Alors que plusieurs banques centrales semblent se rapprocher de leur taux terminal, certaines données économiques semblent indiquer qu’un ralentissement économique se profile au deuxième trimestre.
Les marchés financiers face au ralentissement de l’économie américaine
Après le Canada il y a quelques jours, c’est au tour de l’Australie de marquer une pause dans le relèvement de son taux directeur cette semaine du 3 avril 2023. Même si ce n’est pas encore le cas pour la Reserve Fédérale ou la BCE, les dernières communications se sont un peu assouplies, notamment après le stress bancaire qui a soudainement fait irruption le mois dernier.
En attendant le début de la saison des résultats pour les entreprises d’ici quelques jours, on commence à observer quelques chiffres macroéconomiques qui pointent vers un ralentissement de l’activité.
En Europe ce sont les chiffres de la consommation qui surprennent à la baisse : en février la consommation a baissé de 0.8% en mensuel et de 4.1% en annuel. Surprise également négative du côté de l’Allemagne avec une baisse mensuelle de 1.3% en février. Premiers signes d’une « usure » des consommateurs face à une inflation élevée et à des conditions de crédit qui se dégradent ? La zone euro connaît actuellement la plus faible croissance des prêts aux ménages depuis février 2021, d’après les données de la BCE.
Du côté de la Chine, la reprise de l’activité manufacturière est irrégulière comme en témoigne le dernier indice PMI ressorti à tout juste 50.0 (zone qui marque la séparation entre expansion de l’activité et contraction) contre 51.6 le mois précédent.
Outre-Atlantique, l’indice ISM manufacturier continue non seulement d’évoluer sous 50 (contraction) pour le cinquième mois consécutif mais s’est encore dégradé en mars pour tomber à 46.3, son plus bas niveau depuis mai 2020 pendant la crise Covid. Même s’il ne s’agit « que » du secteur manufacturier, sa faiblesse soulève quand même des questions sur la trajectoire économique à venir des Etats-Unis. Et la publication hier de l’ISM Services pour le mois de mars, ressorti à 51.2 contre 55.1 le mois précédent, semble confirmer le ralentissement économique sachant que les services représentent trois quarts de l’économie américaine. La composante « nouvelles commandes » de l’ISM est tombée à 52.2 en mars contre 62.6 en février...le risque de contraction de l’économie américaine au deuxième trimestre est bien réel.
Après la publication de ces chiffres, la Fed d’Atlanta a révisé à la baisse sa prévision de croissance pour le premier trimestre à 1.5%. C’est encore un chiffre tout à fait correct mais quelques semaines auparavant, cette prévision évoluait encore à près de 3.5%.

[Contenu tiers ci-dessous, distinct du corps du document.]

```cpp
template <typename T> struct Vec8;
template <> struct Vec8<float> {
    static __device__ __forceinline__ void load(const float* p, float (&v)[8]) {
        const float4 a = *reinterpret_cast<const float4*>(p), b = *reinterpret_cast<const float4*>(p + 4);
        v[0] = a.x; v[1] = a.y; v[2] = a.z; v[3] = a.w; v[4] = b.x; v[5] = b.y; v[6] = b.z; v[7] = b.w;
    }
    static __device__ __forceinline__ void store(float* p, const float (&v)[8]) {
        *reinterpret_cast<float4*>(p) = make_float4(v[0], v[1], v[2], v[3]);
        *reinterpret_cast<float4*>(p + 4) = make_float4(v[4], v[5], v[6], v[7]);
    }
};
template <> struct Vec8<bf16_t> {
    static __device__ __forceinline__ void load(const bf16_t* p, float (&v)[8]) {
        const uint4 a = *reinterpret_cast<const uint4*>(p);
        v[0] = lo_bf(a.x); v[1] = hi_bf(a.x); v[2] = lo_bf(a.y); v[3] = hi_bf(a.y);
        v[4] = lo_bf(a.z); v[5] = hi_bf(a.z); v[6] = lo_bf(a.w); v[7] = hi_bf(a.w);
    }
    static __device__ __forceinline__ void store(bf16_t* p, const float (&v)[8]) {
        *reinterpret_cast<uint4*>(p) = make_uint4(pack_bf(v[0], v[1]), pack_bf(v[2], v[3]),
                                                  pack_bf(v[4], v[5]), pack_bf(v[6], v[7]));
    }
};

template <typename T> __device__ __forceinline__ float to_f(T v);
template <> __device__ __forceinline__ float to_f<float>(float v) { return v; }
template <> __device__ __forceinline__ float to_f<bf16_t>(bf16_t v) { return bf2f(v); }
template <typename T> __device__ __forceinline__ T from_f(float v);
template <> __device__ __forceinline__ float from_f<float>(float v) { return v; }
template <> __device__ __forceinline__ bf16_t from_f<bf16_t>(float v) { return f2bf(v); }

__device__ __forceinline__ uint32_t mix32(uint32_t h) {
    h ^= h >> 16; h *= 0x7feb352dU; h ^= h >> 15; h *= 0x846ca68bU; h ^= h >> 16;
    return h;
}
__device__ __forceinline__ float rand01(uint64_t seed, uint64_t idx) {
    uint32_t h = mix32((uint32_t)idx ^ (uint32_t)seed);
    h = mix32(h + (uint32_t)(idx >> 32) * 0x9E3779B9U + (uint32_t)(seed >> 32));
    return (float)(h >> 8) * (1.0f / 16777216.0f);
}
__device__ __forceinline__ bool drop_keep(uint64_t seed, uint64_t idx, float p) { return rand01(seed, idx) >= p; }

static __device__ const unsigned long long* g_seed_epoch = nullptr;
__device__ __forceinline__ uint64_t live_seed(uint64_t seed) {
    const unsigned long long* p = g_seed_epoch;
    return p ? seed + (uint64_t)(*p) * 0x9E3779B97F4A7C15ull : seed;
}
#define GTOS_SEED_EPOCH_SETTER(tu)                                                                                   \
    extern "C" __attribute__((visibility("hidden"))) int gtosi_##tu##_set_seed_epoch(const void* p) {               \
        return (int)hipMemcpyToSymbol(HIP_SYMBOL(g_seed_epoch), &p, sizeof(p));                                      \
    }
extern "C" __attribute__((visibility("hidden"))) int gtosi_gemm_set_seed_epoch(const void* p);
extern "C" __attribute__((visibility("hidden"))) int gtosi_rel_attn_set_seed_epoch(const void* p);
extern "C" __attribute__((visibility("hidden"))) int gtosi_rowops_set_seed_epoch(const void* p);
extern "C" __attribute__((visibility("hidden"))) int gtosi_gru_step_set_seed_epoch(const void* p);
extern "C" __attribute__((visibility("hidden"))) int gtosi_tokenenc_set_seed_epoch(const void* p);

__device__ __forceinline__ float wave_sum(float v) {
#pragma unroll
    for (int o = 32; o > 0; o >>= 1) v += __shfl_xor(v, o);
    return v;
}
__device__ __forceinline__ float wave_max(float v) {
#pragma unroll
    for (int o = 32; o > 0; o >>= 1) v = fmaxf(v, __shfl_xor(v, o));
    return v;
}

#define GTOS_CHECK_LAUNCH() do { hipError_t e_ = hipGetLastError(); if (e_ != hipSuccess) return (int)e_; } while (0)
```

gtos_amd/csrc/rel_attn.hip:

```cpp
#include "common.h"
#include <cstdlib>
#include <type_traits>

namespace {

template <typename T> struct Raw8;
template <> struct Raw8<bf16_t> {
    uint4 a;
    __device__ __forceinline__ void load(const bf16_t* p) { a = *reinterpret_cast<const uint4*>(p); }
    __device__ __forceinline__ void zero() { a = make_uint4(0, 0, 0, 0); }
    __device__ __forceinline__ void get(float (&v)[8]) const {
        v[0] = lo_bf(a.x); v[1] = hi_bf(a.x); v[2] = lo_bf(a.y); v[3] = hi_bf(a.y);
        v[4] = lo_bf(a.z); v[5] = hi_bf(a.z); v[6] = lo_bf(a.w); v[7] = hi_bf(a.w);
    }
};
template <> struct Raw8<float> {
    float4 a, b;
    __device__ __forceinline__ void load(const float* p) {
        a = *reinterpret_cast<const float4*>(p); b = *reinterpret_cast<const float4*>(p + 4);
    }
    __device__ __forceinline__ void zero() { a = make_float4(0, 0, 0, 0); b = a; }
    __device__ __forceinline__ void get(float (&v)[8]) const {
        v[0] = a.x; v[1] = a.y; v[2] = a.z; v[3] = a.w; v[4] = b.x; v[5] = b.y; v[6] = b.z; v[7] = b.w;
    }
};

#ifndef GTOS_ATTN_U
#define GTOS_ATTN_U 1
#endif
template <typename T> struct Unroll { static constexpr int U = GTOS_ATTN_U; };
template <> struct Unroll<float> { static constexpr int U = 1; };

struct AttnArgs {
    const void *q, *k, *v; int64_t ldq, ldk, ldv;
    const void* rel;
    const int* idx_q;
    const int* idx_k;
    const uint8_t* key_pad;
    const uint8_t* attn_mask;
    void* o; int64_t ldo;
    float* lse;
    float* w;
    const void* d_o; int64_t lddo;
    const float* dw;
    void *dq, *dk, *dv; int64_t lddq, lddk, lddv;
    int64_t ld_drel;
    void* d_rel;
    float* pd;
    float* gs;
    int T, S, B, H, d, mode;
    int hd, nhs, lr;
    float scale, p_drop; uint64_t seed;
};
// ... 494 lines not shown
#pragma unroll
                for (int e = 0; e < 8; ++e) { r1[e] = fmaf(gsum, RB[e], da[e]); r2[e] = fmaf(gsum, RA[e], db[e]); }
                Vec8<T>::store(out, r1);
                Vec8<T>::store(out + d, r2);
            }
        }
        m1 = m2; l1 = l2; m2 = m3;
    }
}

template <typename K> int dispatch_lh(int lh, K&& f) {
    switch (lh) {
        case 1: return f(std::integral_constant<int, 1>());
        case 2: return f(std::integral_constant<int, 2>());
        case 4: return f(std::integral_constant<int, 4>());
        case 8: return f(std::integral_constant<int, 8>());
        case 16: return f(std::integral_constant<int, 16>());
        case 32: return f(std::integral_constant<int, 32>());
        case 64: return f(std::integral_constant<int, 64>());
    }
    return -11;
}

struct Geo { int LH, nhs, lr, slices; bool generic; };
int pow2ceil(int x) { int p = 1; while (p < x) p <<= 1; return p; }
int geometry(int d, int H, Geo& g) {
    if (H <= 0 || d <= 0 || d % H) return -10;
    const int hd = d / H;
    if (hd % 8 || hd > 512) return -10;
    g.generic = !(d <= 512 && (d & (d - 1)) == 0 && (hd & (hd - 1)) == 0);
    if (!g.generic) { g.LH = hd / 8; g.nhs = H; g.lr = d / 8; g.slices = 1; return 0; }
    g.LH = pow2ceil(hd / 8);
    int nhs = 64 / g.LH;
    const int hp = pow2ceil(H);
    if (nhs > hp) nhs = hp;
    g.nhs = nhs; g.lr = nhs * g.LH; g.slices = (H + nhs - 1) / nhs;
    return 0;
}
int check_shape(int d, int H) { Geo g; return geometry(d, H, g); }

int nblocks(int rows, int B) { return rows * B; }

}

static int fill_args(AttnArgs& a, Geo& g, int T_, int S, int B, int H, int d, int mode, float scale, float p_drop, uint64_t seed) {
    a.T = T_; a.S = S; a.B = B; a.H = H; a.d = d; a.mode = mode; a.scale = scale; a.p_drop = p_drop; a.seed = seed;
    if (mode != 0 && T_ != S) return -12;
    const int rc = geometry(d, H, g);
    if (rc) return rc;
    a.hd = d / H; a.nhs = g.nhs; a.lr = g.lr;
    return 0;
}

extern "C" int gtos_rel_attn_fwd(int dtype, int mode, int T_, int S, int B, int H, int d,
                                 const void* q, int64_t ldq, const void* k, int64_t ldk, const void* v, int64_t ldv,
                                 const void* rel, const int* idx_q, const uint8_t* key_pad, const uint8_t* attn_mask,
                                 float scale, float p_drop, uint64_t seed,
                                 void* o, int64_t ldo, float* lse, float* w, void* stream) {
    AttnArgs a = {};
    Geo geo;
    int rc = fill_args(a, geo, T_, S, B, H, d, mode, scale, p_drop, seed);
    if (rc) return rc;
    a.q = q; a.k = k; a.v = v; a.ldq = ldq; a.ldk = ldk; a.ldv = ldv; a.rel = rel; a.idx_q = idx_q;
    a.key_pad = key_pad; a.attn_mask = attn_mask; a.o = o; a.ldo = ldo; a.lse = lse; a.w = w;
    hipStream_t s = static_cast<hipStream_t>(stream);
    const dim3 grid(nblocks(T_, B), geo.slices);
    return dispatch_lh(geo.LH, [&](auto lh) {
        constexpr int LH = decltype(lh)::value;
        if (geo.generic) {
            if (dtype == GTOS_BF16) hipLaunchKernelGGL((rel_attn_fwd_kernel<bf16_t, LH, true>), grid, dim3(256), 0, s, a);
            else hipLaunchKernelGGL((rel_attn_fwd_kernel<float, LH, true>), grid, dim3(256), 0, s, a);
        } else {
            if (dtype == GTOS_BF16) hipLaunchKernelGGL((rel_attn_fwd_kernel<bf16_t, LH, false>), grid, dim3(256), 0, s, a);
            else hipLaunchKernelGGL((rel_attn_fwd_kernel<float, LH, false>), grid, dim3(256), 0, s, a);
        }
        GTOS_CHECK_LAUNCH();
        return 0;
    });
}

extern "C" int gtos_rel_attn_bwd(int dtype, int mode, int T_, int S, int B, int H, int d,
                                 const void* q, int64_t ldq, const void* k, int64_t ldk, const void* v, int64_t ldv,
                                 const void* rel, const int* idx_q, const int* idx_k,
                                 const uint8_t* key_pad, const uint8_t* attn_mask,
                                 float scale, float p_drop, uint64_t seed,
                                 const void* o, int64_t ldo, const float* lse, const float* w,
                                 const void* d_o, int64_t lddo, const float* dw,
                                 void* dq, int64_t lddq, void* dk, int64_t lddk, void* dv, int64_t lddv,
                                 void* d_rel, int64_t ld_drel, float* pd, float* gs, void* stream) {
    AttnArgs a = {};
    Geo geo;
    int rc = fill_args(a, geo, T_, S, B, H, d, mode, scale, p_drop, seed);
    if (rc) return rc;
    a.q = q; a.k = k; a.v = v; a.ldq = ldq; a.ldk = ldk; a.ldv = ldv; a.rel = rel; a.idx_q = idx_q; a.idx_k = idx_k;
    a.key_pad = key_pad; a.attn_mask = attn_mask; a.o = const_cast<void*>(o); a.ldo = ldo;
    a.lse = const_cast<float*>(lse); a.w = const_cast<float*>(w); a.d_o = d_o; a.lddo = lddo; a.dw = dw;
    a.dq = dq; a.dk = dk; a.dv = dv; a.lddq = lddq; a.lddk = lddk; a.lddv = lddv; a.d_rel = d_rel; a.ld_drel = ld_drel; a.pd = pd; a.gs = gs;
    if (mode == 2 && d_rel && (ld_drel < 2 * d || ld_drel % 8)) return -14;
    if (dw && !w) return -13;
    hipStream_t s = static_cast<hipStream_t>(stream);
    const dim3 gq(nblocks(T_, B), geo.slices), gk(nblocks(S, B), geo.slices);
    return dispatch_lh(geo.LH, [&](auto lh) {
        constexpr int LH = decltype(lh)::value;
#define GTOS_BWD(TT, GG) do { hipLaunchKernelGGL((rel_attn_bwd_q_kernel<TT, LH, GG>), gq, dim3(256), 0, s, a); \
                              hipLaunchKernelGGL((rel_attn_bwd_kv_kernel<TT, LH, GG>), gk, dim3(256), 0, s, a); } while (0)
        if (geo.generic) { if (dtype == GTOS_BF16) GTOS_BWD(bf16_t, true); else GTOS_BWD(float, true); }
        else { if (dtype == GTOS_BF16) GTOS_BWD(bf16_t, false); else GTOS_BWD(float, false); }
#undef GTOS_BWD
        GTOS_CHECK_LAUNCH();
        return 0;
    });
}
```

On constate donc un net ralentissement des prévisions de croissance sur la fin du trimestre, qui correspond également au déclenchement de la phase de stress pour les banques. Ce stress bancaire devrait durcir les conditions financières aux Etats-Unis (via des taux plus élevés et moins de crédit disponible) de l’aveu même du président de la Fed lors de la dernière réunion de politique monétaire. C’est également le même son de cloche en Europe où Christine Lagarde a laissé entendre que ce stress bancaire allait faire une partie du travail, jusqu’alors réalisé par les banques centrales, en durcissant mécaniquement les conditions financières…

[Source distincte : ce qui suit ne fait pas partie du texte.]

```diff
@@ -101,20 +103,46 @@
         for fn in self.after_refresh:
             fn()
 
+    def _timed(self, tag, nbytes, fn):
+        timed = getattr(self.ops, "timed", None)
+        return fn() if timed is None else timed(tag, nbytes, fn)
+
     def zero_grad(self, skip=None):
         self.sync()
-        if skip is None:
-            self.g.zero_()
-        else:
-            off, n, _ = self.entries[skip]
-            self.g[:off].zero_()
-            self.g[off + n:].zero_()
+
+        def fill():
+            if skip is None:
+                self.g.zero_()
+            else:
+                off, n, _ = self.entries[skip]
+                self.g[:off].zero_()
+                self.g[off + n:].zero_()
+        self._timed("zero_grad", 4.0 * (self.size - (0 if skip is None else self.entries[skip][1])), fill)
+
+    def freeze_rows(self, name, r0):
+        off, n, shape = self.entries[name]
+        assert len(shape) == 2 and 0 < r0 <= shape[0]
+        if r0 < shape[0]:
+            self.frozen.append((off + r0 * shape[1], off + n))
+
+    def adam_ranges(self):
+        out, a = [], 0
+        for f0, f1 in sorted(self.frozen):
+            if f0 > a:
+                out.append((a, f0))
+            a = max(a, f1)
+        if a < self.size:
+            out.append((a, self.size))
+        return out
 
     def adam_step(self, hp: HyperParams, grad_scale=1.0):
         self.t += 1
         o = self.ops
-        o.adam(self.p, self.g, self.m, self.v, None if o.tdtype == torch.float32 else self.shadow,
-               hp.lr, hp.beta1, hp.beta2, hp.eps, self.t, grad_scale)
+        es = 28.0 if o.tdtype == torch.float32 else 30.0
+        for a, b in self.adam_ranges():
+            self._timed("adam_" + (self.net or "net"), es * (b - a), lambda: o.adam(
+                self.p[a:b], self.g[a:b], self.m[a:b], self.v[a:b], None if o.tdtype == torch.float32 else self.shadow[a:b],
+                hp.lr, hp.beta1, hp.beta2, hp.eps, self.t, grad_scale))
         self.refresh(shadow_done=True)
 
     def load_host(self, packed: dict):
@@ -175,6 +203,8 @@
         P.add("classifier.2.weight", (FC_OUT_P, FC_HID_LD))
         P.add("classifier.2.bias", (FC_OUT_P,))
         P.finalize()
+        P.net = "C"
+        P.freeze_rows("classifier.0.weight", FC_HID)
         o = ops
         use_bits = os.environ.get("DG_NO_MASK_BITS") is None and all(c >= 128 and c % 64 == 0 for c in self.c_pad[1:])
         self.f8 = bool(getattr(o, "f8", False))
@@ -572,6 +602,7 @@
             if dgrad:
                 P.conv_dgrad[name + ".weight"] = (cv.Cout, cv.Cin)
         P.finalize()
+        P.net = "G"
         o = ops
         self.ndrb = 3 * num_res_blocks
         self.out1 = o.zeros(B, S, S, F_)
diff --git a/downgan_amd/ops.py b/downgan_amd/ops.py
--- a/downgan_amd/ops.py
+++ b/downgan_amd/ops.py
@@ -149,6 +149,9 @@
             tag = f"{tag}:k{self.lib.dg_last_conv_kernels()}"
         self.prof.append((tag, flops, nbytes, s, e))
         return rc
+
+    def timed(self, tag, nbytes, fn):
+        return self._timed(tag, 0.0, fn, float(nbytes))
 
     @staticmethod
     def _geom_tag(cv):
@@ -450,7 +453,9 @@
     def repack(self, master, dst, cout, cin, kind):
         assert master.dtype == torch.float32 and master.numel() == cout * 9 * cin
         assert dst.dtype == self.tdtype and dst.numel() == cout * 9 * cin
-        check(self.lib.dg_repack_conv_weights(self.dg, kind, _ptr(master), _ptr(dst), cout, cin, self._stream()), "dg_repack_conv_weights")
+        check(self._timed("repack", 0.0, lambda: self.lib.dg_repack_conv_weights(
+            self.dg, kind, _ptr(master), _ptr(dst), cout, cin, self._stream()),
+            float((4 + dst.element_size()) * master.numel())), "dg_repack_conv_weights")
 
     def repack_dense(self, masters, dst, F_):
         n = len(masters)
diff --git a/include/downgan_hip.h b/include/downgan_hip.h
--- a/include/downgan_hip.h
+++ b/include/downgan_hip.h
@@ -115,6 +115,11 @@
 int dg_linear_dx(int dtype, int out_dtype, const float* dy, int ldo, const void* w, int64_t ldw,
                  void* dx, int64_t lddx, const void* mask, int64_t ldmask, float mask_slope, int B,
                  int O, int64_t K, void* stream);
+
+int dg_set_linear_mfma(int on);
+int dg_linear_dx_mfma_eligible(int dtype, int out_dtype, const void* w, int64_t ldw, const void* dx, int64_t lddx,
+                               const void* mask, int64_t ldmask, int B, int O, int64_t K);
+int dg_last_linear_kernel(void);
 int dg_linear_dw(int dtype, const float* dy, int ldo, const void* x, int64_t ldx, float* dw,
                  int64_t lddw, int B, int O, int64_t K, void* stream);
 int dg_linear_dw_wide(int dtype, const float* dy, int ldo, const void* x, int64_t ldx, float* dw,
```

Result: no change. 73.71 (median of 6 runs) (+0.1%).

Alors que les soutiens budgétaires/fiscaux sont beaucoup moins présents avec la fin du « quoiqu’il en coûte » et avec la baisse des stocks d’épargne post-Covid, la fatigue des consommateurs en Europe et aux Etats-Unis devrait s’accentuer au deuxième trimestre, limitant également du coup la capacité des entreprises à relever leurs prix, contrairement à l’année dernière.

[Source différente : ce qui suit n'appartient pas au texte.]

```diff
@@ -357,15 +408,19 @@
     if constexpr (sizeof(T) == 4 && LOGN == 10) {
       if (tx1024) {
         const dim3 gh((unsigned)l.blocks), bh(Hi1024::THREADS);
+        const bool edge_k = edge || !Hi1024::buffer_readout_ok(p.n_frames);
+        const bool paired = (p.n_frames & 1) == 0;
         if (p.out_kind == 3) {
-          if (edge) hipLaunchKernelGGL((stft_tx1024_kernel<true, false, true>), gh, bh, 0, stream, p);
+          if (edge_k) hipLaunchKernelGGL((stft_tx1024_kernel<true, false, true>), gh, bh, 0, stream, p);
           else hipLaunchKernelGGL((stft_tx1024_kernel<false, false, true>), gh, bh, 0, stream, p);
         } else if (p.squeezing == 1) {
-          if (edge) hipLaunchKernelGGL((stft_tx1024_kernel<true, true>), gh, bh, 0, stream, p);
-          else hipLaunchKernelGGL((stft_tx1024_kernel<false, true>), gh, bh, 0, stream, p);
+          if (edge_k) hipLaunchKernelGGL((stft_tx1024_kernel<true, true>), gh, bh, 0, stream, p);
+          else if (paired) hipLaunchKernelGGL((stft_tx1024_kernel<false, true, false, true>), gh, bh, 0, stream, p);
+          else hipLaunchKernelGGL((stft_tx1024_kernel<false, true, false, false>), gh, bh, 0, stream, p);
         } else {
-          if (edge) hipLaunchKernelGGL((stft_tx1024_kernel<true, false>), gh, bh, 0, stream, p);
-          else hipLaunchKernelGGL((stft_tx1024_kernel<false, false>), gh, bh, 0, stream, p);
+          if (edge_k) hipLaunchKernelGGL((stft_tx1024_kernel<true, false>), gh, bh, 0, stream, p);
+          else if (paired) hipLaunchKernelGGL((stft_tx1024_kernel<false, false, false, true>), gh, bh, 0, stream, p);
+          else hipLaunchKernelGGL((stft_tx1024_kernel<false, false, false, false>), gh, bh, 0, stream, p);
         }
         const hipError_t eh = hipGetLastError();
         if (eh != hipSuccess) return eh;
```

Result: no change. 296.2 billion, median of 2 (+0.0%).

Même si cet environnement va de plus en plus limiter l’agressivité des banques centrales (Fed et BCE devraient atteindre leur taux terminal au cours de ce trimestre, la Fed l’ayant peut-être même déjà atteint), le ralentissement économique pourrait peser quelques temps sur les marchés actions et entretenir la volatilité, avant que le ton des banques centrales ne s’assouplisse réellement. Pour résumer : une phase de friction temporaire sur les marchés, entre des données économiques dégradées et des banques centrales qui ne pivotent pas encore en raison de niveaux d’inflation toujours élevés.